(Stored items from a collection)
constexpr int kPD = 2;
__host__ __device__ constexpr int b_slot(int ks) { return ks < kPD ? ks : kPD + (ks % kPD); }
__host__ __device__ constexpr int w_lds_ksteps(int FC)
{
#ifdef WG_NO_WLDS
  return 0;
#endif
  const int tiles = (2 * 64 * row_stride_dw(FC) + 16 + 4 * kScratchDw + 16) * 4;
  const int free_ = 160 * 1024 - tiles;
  const int ks    = free_ / (256 * 64);
  return ks < 0 ? 0 : (ks > 4 ? 4 : ks);
}

template <int TR, int FC>
struct static_consumer {
  static constexpr int RT = TR / 32, KSC = (2 * FC + 15) / 16, SD = row_stride_dw(FC);
  static constexpr int KL = TR == 64 ? w_lds_ksteps(FC) : 0;
  braw_t bb[2 * kPD];
  uint32_t b_lane_off;
  const float* w_lds;
  f32x16 c[RT][2];

  __device__ __forceinline__ void load_b_static(const mfma_args& a, braw_t& f, int ks) const
  {
#ifdef WG_ABL_NO_B
    return;
#endif
#ifdef WG_ABL_HALF_B
    if (ks & 1) return;
#endif
    if (ks >= KSC - KL) {
#pragma unroll
      for (int ct = 0; ct < 2; ct++)
#pragma unroll
        for (int h = 0; h < 2; h++)
          f.v[ct][h] = *reinterpret_cast<const f32x4*>(w_lds + (((ks - (KSC - KL)) * 2 + ct) * 2 + h) * 256);
      return;
    }
    const char* wb = reinterpret_cast<const char*>(a.w_tiles);
#pragma unroll
    for (int ct = 0; ct < 2; ct++) {
      const size_t at = ((size_t)ks * a.N + ct * 32) * 64 + b_lane_off;
      f.v[ct][0]      = *reinterpret_cast<const f32x4*>(wb + at);
      f.v[ct][1]      = *reinterpret_cast<const f32x4*>(wb + at + 16);
    }
  }

  __device__ __forceinline__ void prime(const mfma_args& a, int cw, int lane, float* w_lds_wave)
  {
    b_lane_off = (uint32_t)(((cw * 64 + (lane & 31)) * 16 + (lane >> 5) * 8) * 4);
    w_lds      = w_lds_wave + lane * 4;
    if constexpr (KL > 0) {
      const char* wb = reinterpret_cast<const char*>(a.w_tiles);
#pragma unroll
      for (int ks = KSC - KL; ks < KSC; ks++)
#pragma unroll
        for (int ct = 0; ct < 2; ct++)
#pragma unroll
          for (int h = 0; h < 2; h++)
            *reinterpret_cast<f32x4*>(const_cast<float*>(w_lds) + (((ks - (KSC - KL)) * 2 + ct) * 2 + h) * 256) =
              *reinterpret_cast<const f32x4*>(wb + ((size_t)ks * a.N + ct * 32) * 64 + b_lane_off + h * 16);
    }
#pragma unroll
    for (int j = 0; j < kPD; j++) load_b_static(a, bb[j], j);
  }

  __device__ __forceinline__ void multiply(const mfma_args& a, const float* tile_lds, int lane)
  {
#pragma unroll
    for (int rt = 0; rt < RT; rt++)
#pragma unroll
      for (int ct = 0; ct < 2; ct++)
#pragma unroll
        for (int i = 0; i < 16; i++) c[rt][ct][i] = 0.f;
    const float* a_lane = tile_lds + (lane & 31) * SD + (lane >> 5) * 8;
    araw_t<RT> raw;
    afrag_t<RT> fa[2];
    load_a_raw<RT>(raw, a_lane, SD, 0);
    split_a<RT>(raw, fa[0]);
#pragma unroll
    for (int ks = 0; ks < KSC; ks++) {
      if (ks + 1 < KSC) load_a_raw<RT>(raw, a_lane, SD, ks + 1);
      bfrag_t fb;
      split_b(bb[b_slot(ks)], fb);
      mma_frags<RT>(c, fa[ks & 1], fb);
      const int nk = ks + kPD;
      if (nk < KSC) load_b_static(a, bb[b_slot(nk)], nk);
      else load_b_static(a, bb[nk - KSC], nk - KSC);
      if (ks + 1 < KSC) split_a<RT>(raw, fa[(ks + 1) & 1]);
      __builtin_amdgcn_sched_barrier(0);
    }
  }
  __device__ __forceinline__ void store(const mfma_args& a, int64_t tile, int cw, int lane, float* scratch)
  {
    epilogue<RT>(a, c, tile * TR, cw, lane, scratch);
  }
};

template <typename IdT, int LG, int TR, int CW, bool OFF32, int FC, bool HALF = false>
__global__ void __launch_bounds__((CW + kProducerWaves) * 64)
sage_layer_mfma_kernel(mfma_args a)
{
  static_assert(!HALF || FC == 0, "the half-tile mode runs the runtime-shape consumer");
  extern __shared__ __attribute__((aligned(16))) float lds[];
  const int tile_dw = TR * a.SD;
  for (int i = threadIdx.x; i < 2 * tile_dw + 16; i += blockDim.x) lds[i] = 0.f;
  __syncthreads();
  const int lane = threadIdx.x & 63;
  int wave = threadIdx.x >> 6;
  if (a.debug & 64) {
    uint32_t* keys = reinterpret_cast<uint32_t*>(lds + 2 * tile_dw + 16 + CW * kScratchDw);
    const int simd = (int)__builtin_amdgcn_s_getreg((1 << 11) | (4 << 6) | 4);
    if (lane == 0) keys[wave] = (uint32_t)(((simd & 1) * 2 + (simd >> 1)) * 16 + wave);
    __syncthreads();
    const uint32_t mine_key = keys[wave];
    int rank = 0;
#pragma unroll
    for (int w = 0; w < CW + kProducerWaves; w++) rank += keys[w] < mine_key ? 1 : 0;
    wave = __builtin_amdgcn_readfirstlane(rank);
    __syncthreads();
  }
  const int64_t n_tiles = (a.n_rows + TR - 1) / TR;
  const int64_t mine    = blockIdx.x < n_tiles ? (n_tiles - blockIdx.x + gridDim.x - 1) / gridDim.x : 0;
  auto tile_of          = [&](int64_t n) { return (int64_t)blockIdx.x + n * gridDim.x; };
  auto stamp            = [&](int64_t n, int which) {
    if (a.stamps && blockIdx.x == 0 && lane == 0 && n < 64) a.stamps[(n * 8 + wave) * 2 + which] = __builtin_readcyclecounter();
  };

  if constexpr (HALF) {
    const int KSh = a.KS / 2;
    if (wave >= CW) {
      using P     = producer<IdT, LG, 32, OFF32, true>;
      using off_t = typename P::off_t;
      constexpr int IT = P::IT, kNb = P::kNb, kDepth = P::kDepth;
      static_assert(TR == 64, "two 32-row sub-tiles per tile");
      P p(a, wave - CW, lane);
      bounds_t<IT> b_next;
      ids_t<IT> i_next;
      meta_t<IT, off_t> cur;
      f32x4 buf[kDepth][kNb + 1];
      auto sub_of = [&](int64_t j) { return 2 * tile_of(j >> 1) + (j & 1); };
      p.load_bounds(sub_of(0), b_next);
      p.load_ids(sub_of(0), b_next, i_next);
      p.finish(i_next, cur);
#pragma unroll
      for (int it = 0; it < kDepth - 1; it++) p.issue(cur, it, buf[it]);
      constexpr int kHalf = IT / 2;
      for (int64_t n = 0; n <= mine; n++) {
        if (n < mine && !(a.debug & 2)) {
          float* tile_lds = lds + (n & 1) * tile_dw;
#pragma unroll
          for (int sub = 0; sub < 2; sub++) {
            const int64_t j = 2 * n + sub;
            float* rows_lds = tile_lds + sub * 32 * a.SD;
            p.load_bounds(sub_of(j + 1), b_next);
#pragma unroll
            for (int it = 0; it < IT; it++) {
              if (it == kHalf) p.load_ids(sub_of(j + 1), b_next, i_next);
              if (it + kDepth - 1 < IT) p.issue(cur, it + kDepth - 1, buf[(it + kDepth - 1) % kDepth]);
              p.reduce_store(cur, it, buf[it % kDepth], rows_lds);
            }
            p.second_window(cur, rows_lds);
            p.long_rows(sub_of(j), cur, rows_lds);
            p.finish(i_next, cur);
            if (j + 1 < 2 * mine) {
#pragma unroll
              for (int it = 0; it < kDepth - 1; it++) p.issue(cur, it, buf[it]);
            }
          }
        }
        lds_barrier();
      }
    } else {
      constexpr int RT = TR / 32;
      float* scratch = lds + 2 * tile_dw + 16 + wave * kScratchDw;
      f32x16 c[RT][2];
      bfrag_t b[3];
      {
        const uint32_t* b_lane =
          reinterpret_cast<const uint32_t*>(a.w_tiles) + ((int64_t)(wave * 64 + (lane & 31))) * 8 + (lane >> 5) * 4;
        load_b_planes(b[0], b_lane, (int64_t)a.KS * a.N * 8, a.N, 0);
        load_b_planes(b[1], b_lane, (int64_t)a.KS * a.N * 8, a.N, 1);
      }
      const IdT* src_ids = static_cast<const IdT*>(a.src_ids);
      for (int64_t n = 0; n <= mine; n++) {
        if (n >= 1 && !(a.debug & 1)) {
          const int64_t row0 = tile_of(n - 1) * TR;
          const float* self_ptr[RT];
#pragma unroll
          for (int rt = 0; rt < RT; rt++) {
            const int64_t row  = row0 + rt * 32 + (lane & 31);
            const int64_t srow = a.self_rows[row < a.n_rows ? row : a.n_rows - 1];
            self_ptr[rt]       = reinterpret_cast<const float*>(reinterpret_cast<const char*>(a.x) + table_row<IdT>(src_ids, srow) * a.row_scale) +
                           (lane >> 5) * 8;
          }
#pragma unroll
          for (int rt = 0; rt < RT; rt++)
#pragma unroll
            for (int ct = 0; ct < 2; ct++)
#pragma unroll
              for (int i = 0; i < 16; i++) c[rt][ct][i] = 0.f;
          store_agg<TR, CW>(a, lds + ((n - 1) & 1) * tile_dw, row0, wave, lane);
          const float* a_lane = lds + ((n - 1) & 1) * tile_dw + (lane & 31) * a.SD + (lane >> 5) * 8;
          consume_range<RT, 1>(a, c, b, 0, KSh, wave, lane, [&](araw_t<RT>& f, int ks) { load_a_raw<RT>(f, a_lane, a.SD, ks); });
          consume_range<RT, 2>(a, c, b, KSh, a.KS, wave, lane, [&](araw_t<RT>& f, int ks) {
#pragma unroll
            for (int rt = 0; rt < RT; rt++) {
              const float* p = self_ptr[rt] + (ks - KSh) * 16;
              f.v[rt][0]     = *reinterpret_cast<const f32x4*>(p);
              f.v[rt][1]     = *reinterpret_cast<const f32x4*>(p + 4);
            }
          });
          epilogue<RT>(a, c, row0, wave, lane, scratch);
        }
        lds_barrier();
      }
    }
  } else if (wave >= CW) {
    if (a.debug & 16) __builtin_amdgcn_s_setprio(3);
    using P     = producer<IdT, LG, TR, OFF32>;
    using off_t = typename P::off_t;
    constexpr int IT = P::IT, kNb = P::kNb, kDepth = P::kDepth;
    P p(a, wave - CW, lane);
    bounds_t<IT> b_next;
    ids_t<IT> i_next;
    meta_t<IT, off_t> cur;
    f32x4 buf[kDepth][kNb + 1];
    {
      p.load_bounds(tile_of(0), b_next);
      p.load_ids(tile_of(0), b_next, i_next);
      p.finish(i_next, cur);
    }
#pragma unroll
    for (int it = 0; it < kDepth - 1; it++) p.issue(cur, it, buf[it]);
    constexpr int kHalf = IT / 2;
    for (int64_t n = 0; n <= mine; n++) {
      stamp(n, 0);
      if (n < mine && !(a.debug & 2)) {
        float* tile_lds = lds + (n & 1) * tile_dw;
        p.load_bounds(tile_of(n + 1), b_next);
#pragma unroll
        for (int it = 0; it < IT; it++) {
          if (it == kHalf) p.load_ids(tile_of(n + 1), b_next, i_next);
          if (it + kDepth - 1 < IT) p.issue(cur, it + kDepth - 1, buf[(it + kDepth - 1) % kDepth]);
          p.reduce_store(cur, it, buf[it % kDepth], tile_lds);
        }
        p.second_window(cur, tile_lds);
        p.long_rows(tile_of(n), cur, tile_lds);
        p.finish(i_next, cur);
        if (n + 1 < mine) {
#pragma unroll
          for (int it = 0; it < kDepth - 1; it++) p.issue(cur, it, buf[it]);
        }
      }
      stamp(n, 1);
      lds_barrier();
    }
  } else {
    if (a.debug & 32) __builtin_amdgcn_s_setprio(3);
    float* scratch = lds + 2 * tile_dw + 16 + wave * kScratchDw;
    if constexpr (FC > 0) {
      static_consumer<TR, FC> cons;
      cons.prime(a, wave, lane, lds + 2 * tile_dw + 16 + CW * kScratchDw + 16 + wave * (decltype(cons)::KL * 16 * 64));
      const bool late = (wave & 1) && !(a.debug & 128);
      int64_t pending = -1;
      for (int64_t n = 0; n <= mine; n++) {
        stamp(n, 0);
        if (n >= 1 && !(a.debug & 1)) {
          const float* tile_lds = lds + ((n - 1) & 1) * tile_dw;
          store_agg<TR, CW>(a, tile_lds, tile_of(n - 1) * TR, wave, lane);
          if (late) {
            if (pending >= 0) cons.store(a, pending, wave, lane, scratch);
            cons.multiply(a, tile_lds, lane);
            pending = tile_of(n - 1);
          } else {
            cons.multiply(a, tile_lds, lane);
            cons.store(a, tile_of(n - 1), wave, lane, scratch);
          }
        }
        stamp(n, 1);
        lds_barrier();
      }
      if (late && pending >= 0) cons.store(a, pending, wave, lane, scratch);
    } else {
      for (int64_t n = 0; n <= mine; n++) {
        if (n >= 1 && !(a.debug & 1)) {
          store_agg<TR, CW>(a, lds + ((n - 1) & 1) * tile_dw, tile_of(n - 1) * TR, wave, lane);
          consume_tile<TR>(a, tile_of(n - 1), lds + ((n - 1) & 1) * tile_dw, wave, lane, scratch);
        }
        lds_barrier();
      }
    }
  }
}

## [EXERCISE]
The word is "pending". Copy every line above where it appears.

## [REPLY TO THE EXERCISE]
      int64_t pending = -1;
            if (pending >= 0) cons.store(a, pending, wave, lane, scratch);
            pending = tile_of(n - 1);
      if (late && pending >= 0) cons.store(a, pending, wave, lane, scratch);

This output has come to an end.